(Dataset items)

@@ -30,13 +30,14 @@
 };
 constexpr uint32_t kSbFuseMaxMsg = 192;
 
-constexpr uint32_t kDiagLateK = 0, kDiagWords = 4;
-constexpr uint32_t kKeyedWaitDefault = 1u << 22;
+constexpr uint32_t kDiagLateK = 0, kDiagLatePs = 1, kDiagWords = 4;
+constexpr uint32_t kKeyedWaitDefault = 1u << 22, kPsWaitDefault = 1u << 22;
 
 hipError_t launch_btab_init(uint32_t* d_rows, hipStream_t s);
 hipError_t launch_verify(uint32_t mode, uint32_t n, const void* pk, const void* sig, const void* msg,
                          const void* off, const uint32_t* btab, uint32_t* atab, void* valid, void* bitmap,
-                         uint32_t kflags, hipStream_t s, const SbFuse* sb = nullptr, const RowSlot* row_slot = nullptr);
+                         uint32_t kflags, hipStream_t s, const SbFuse* sb = nullptr, const RowSlot* row_slot = nullptr,
+                         uint32_t ps_wait = kPsWaitDefault, uint32_t* diag = nullptr);
 hipError_t launch_comb_build(uint32_t n_keys, const void* keys_pk, uint8_t* keys_ok, uint32_t* tabs,
                              uint32_t* scratch, bool negate, hipStream_t s);
 hipError_t launch_verify_keyed(uint32_t mode, uint32_t n, uint32_t n_keys, const void* key_idx, const void* sig,
diff --git a/cometbft_amd/csrc/kernels.hip b/cometbft_amd/csrc/kernels.hip
--- a/cometbft_amd/csrc/kernels.hip
+++ b/cometbft_amd/csrc/kernels.hip
@@ -119,6 +119,138 @@
 }
 
 template <uint32_t MODE>
+__global__ __launch_bounds__(320, 1) void k_verify_quad_hs_fold(
+    uint32_t n, const uint32_t* __restrict__ pk, const uint32_t* __restrict__ sig, const uint8_t* __restrict__ msg,
+    const uint32_t* __restrict__ off, const uint32_t* __restrict__ btab, uint8_t* __restrict__ out_valid,
+    uint64_t* __restrict__ out_bitmap, uint32_t force_wide, SbFuse sb, uint32_t hs_tune, uint32_t ps_wait,
+    uint32_t* __restrict__ diag, RowSlot tags) {
+  CMTV_URGENT();
+  const uint32_t hw = threadIdx.x >> 6, t = threadIdx.x & 63;
+  const uint32_t base = blockIdx.x * 48;
+  const uint32_t tune = hs_tune >> 8;
+  const int comb_pre = hs_comb_pre(hs_tune, kHsFoldCombPre);
+  const uint32_t helper_wave = (tune & 1u) ? 3u : 0u;
+  __shared__ uint32_t prep[48][SIG_PREP_WORDS + 1];
+  __shared__ uint2 tab_lds[3][kHsTabU2];
+  __shared__ uint2 xbuf[2 * kHsSlotU2];
+  __shared__ uint32_t ps_ready;
+  static_assert(sizeof(xbuf) >= 48 * (kSbFuseMaxMsg + 4 * kHsPsWords), "P_s goes behind the sign-bytes buffer");
+  uint32_t* pspt = reinterpret_cast<uint32_t*>(xbuf) + 48 * (kSbFuseMaxMsg / 4);
+  CMTV_STAMP5(0);
+  CMTV_HWID5();
+  if (threadIdx.x == 0) ps_ready = 0u;
+  __syncthreads();
+  if (hw == 4) {
+    if (tune & 2u) __builtin_amdgcn_s_setprio(0);
+    if (tune & 4u) __builtin_amdgcn_s_setprio(3);
+    if (ps_wait != 0) {
+      const uint32_t slot = t < 48 ? t : 47;
+      const uint32_t s = base + slot;
+      const uint32_t i = s < n ? s : n - 1;
+      uint32_t sw[8];
+      load_words(sw, sig + 16 * (size_t)i + 8, 2);
+      const DevBTab bt{btab};
+      BComb16Ahead bc;
+      bc.init(sw, bt);
+#pragma unroll 1
+      for (int k = 0; k < comb_pre; k++) bc.step(bt);
+      if (t < 48) {
+#pragma unroll
+        for (int j = 0; j < 10; j++) {
+          pspt[t * kHsPsWords + j] = bc.P.X.v[j];
+          pspt[t * kHsPsWords + 10 + j] = bc.P.Y.v[j];
+          pspt[t * kHsPsWords + 20 + j] = bc.P.Z.v[j];
+        }
+      }
+      __builtin_amdgcn_fence(__ATOMIC_RELEASE, "workgroup");
+      if (t == 0) __hip_atomic_store(&ps_ready, 1u, __ATOMIC_RELAXED, __HIP_MEMORY_SCOPE_WORKGROUP);
+    }
+    CMTV_STAMP5(3);
+    CMTV_STAMP5(1);
+    __syncthreads();
+    CMTV_STAMP5(2);
+    const int W = (int)__builtin_amdgcn_readfirstlane((prep[0][24] >> 16) & 0xFFu);
+#pragma unroll 1
+    for (int win = W - 2; win >= 0; win--) __syncthreads();
+    return;
+  }
+  if (hw == helper_wave) {
+    const uint32_t slot = t < 48 ? t : 47;
+    const uint32_t s = base + slot;
+    const uint32_t i = s < n ? s : n - 1;
+    const uint8_t* mp;
+    uint32_t ml;
+    helper_message(sb, i, msg, off, reinterpret_cast<uint32_t*>(xbuf) + slot * (kSbFuseMaxMsg / 4), mp, ml);
+    SigPrep p;
+    q_prepare<MODE>(p, pk + 8 * (size_t)i, sig + 16 * (size_t)i, mp, ml, force_wide != 0);
+    const int W = hs_workgroup_windows(p.flags, t);
+    p.flags |= (uint32_t)W << 16;
+    if (t < 48) sig_prep_store_pair(prep[t], p);
+    CMTV_STAMP5(1);
+    __syncthreads();
+    CMTV_STAMP5(2);
+    uint64_t hwait = 0;
+    hs_helper_sums(p, W, &tab_lds[0][0], xbuf, t, [] { return (uint64_t)CMTV_CLOCK(); }, hwait);
+    CMTV_STAMP5_VAL(7, hwait);
+    CMTV_STAMP5(3);
+    return;
+  }
+  const uint32_t wave = hw - (hw > helper_wave ? 1u : 0u);
+  const uint32_t ls = wave * 16 + (t >> 2);
+  const uint32_t s = base + ls;
+  const bool active = s < n;
+  const uint32_t i = active ? s : n - 1;
+  DevQuad q;
+  DevATabQ ta{tab_lds[wave], t}, tr{tab_lds[wave] + 9 * 5 * 64, t};
+  uint64_t qwait = 0;
+  (void)qwait;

◆ **Task description**: Nothing but the lines from the beginning of the records through the line with "const void* off, const" should appear, each printed exactly.

◆ **Exercise response**:
@@ -30,13 +30,14 @@
 };
 constexpr uint32_t kSbFuseMaxMsg = 192;
 
-constexpr uint32_t kDiagLateK = 0, kDiagWords = 4;
-constexpr uint32_t kKeyedWaitDefault = 1u << 22;
+constexpr uint32_t kDiagLateK = 0, kDiagLatePs = 1, kDiagWords = 4;
+constexpr uint32_t kKeyedWaitDefault = 1u << 22, kPsWaitDefault = 1u << 22;
 
 hipError_t launch_btab_init(uint32_t* d_rows, hipStream_t s);
 hipError_t launch_verify(uint32_t mode, uint32_t n, const void* pk, const void* sig, const void* msg,
                          const void* off, const uint32_t* btab, uint32_t* atab, void* valid, void* bitmap,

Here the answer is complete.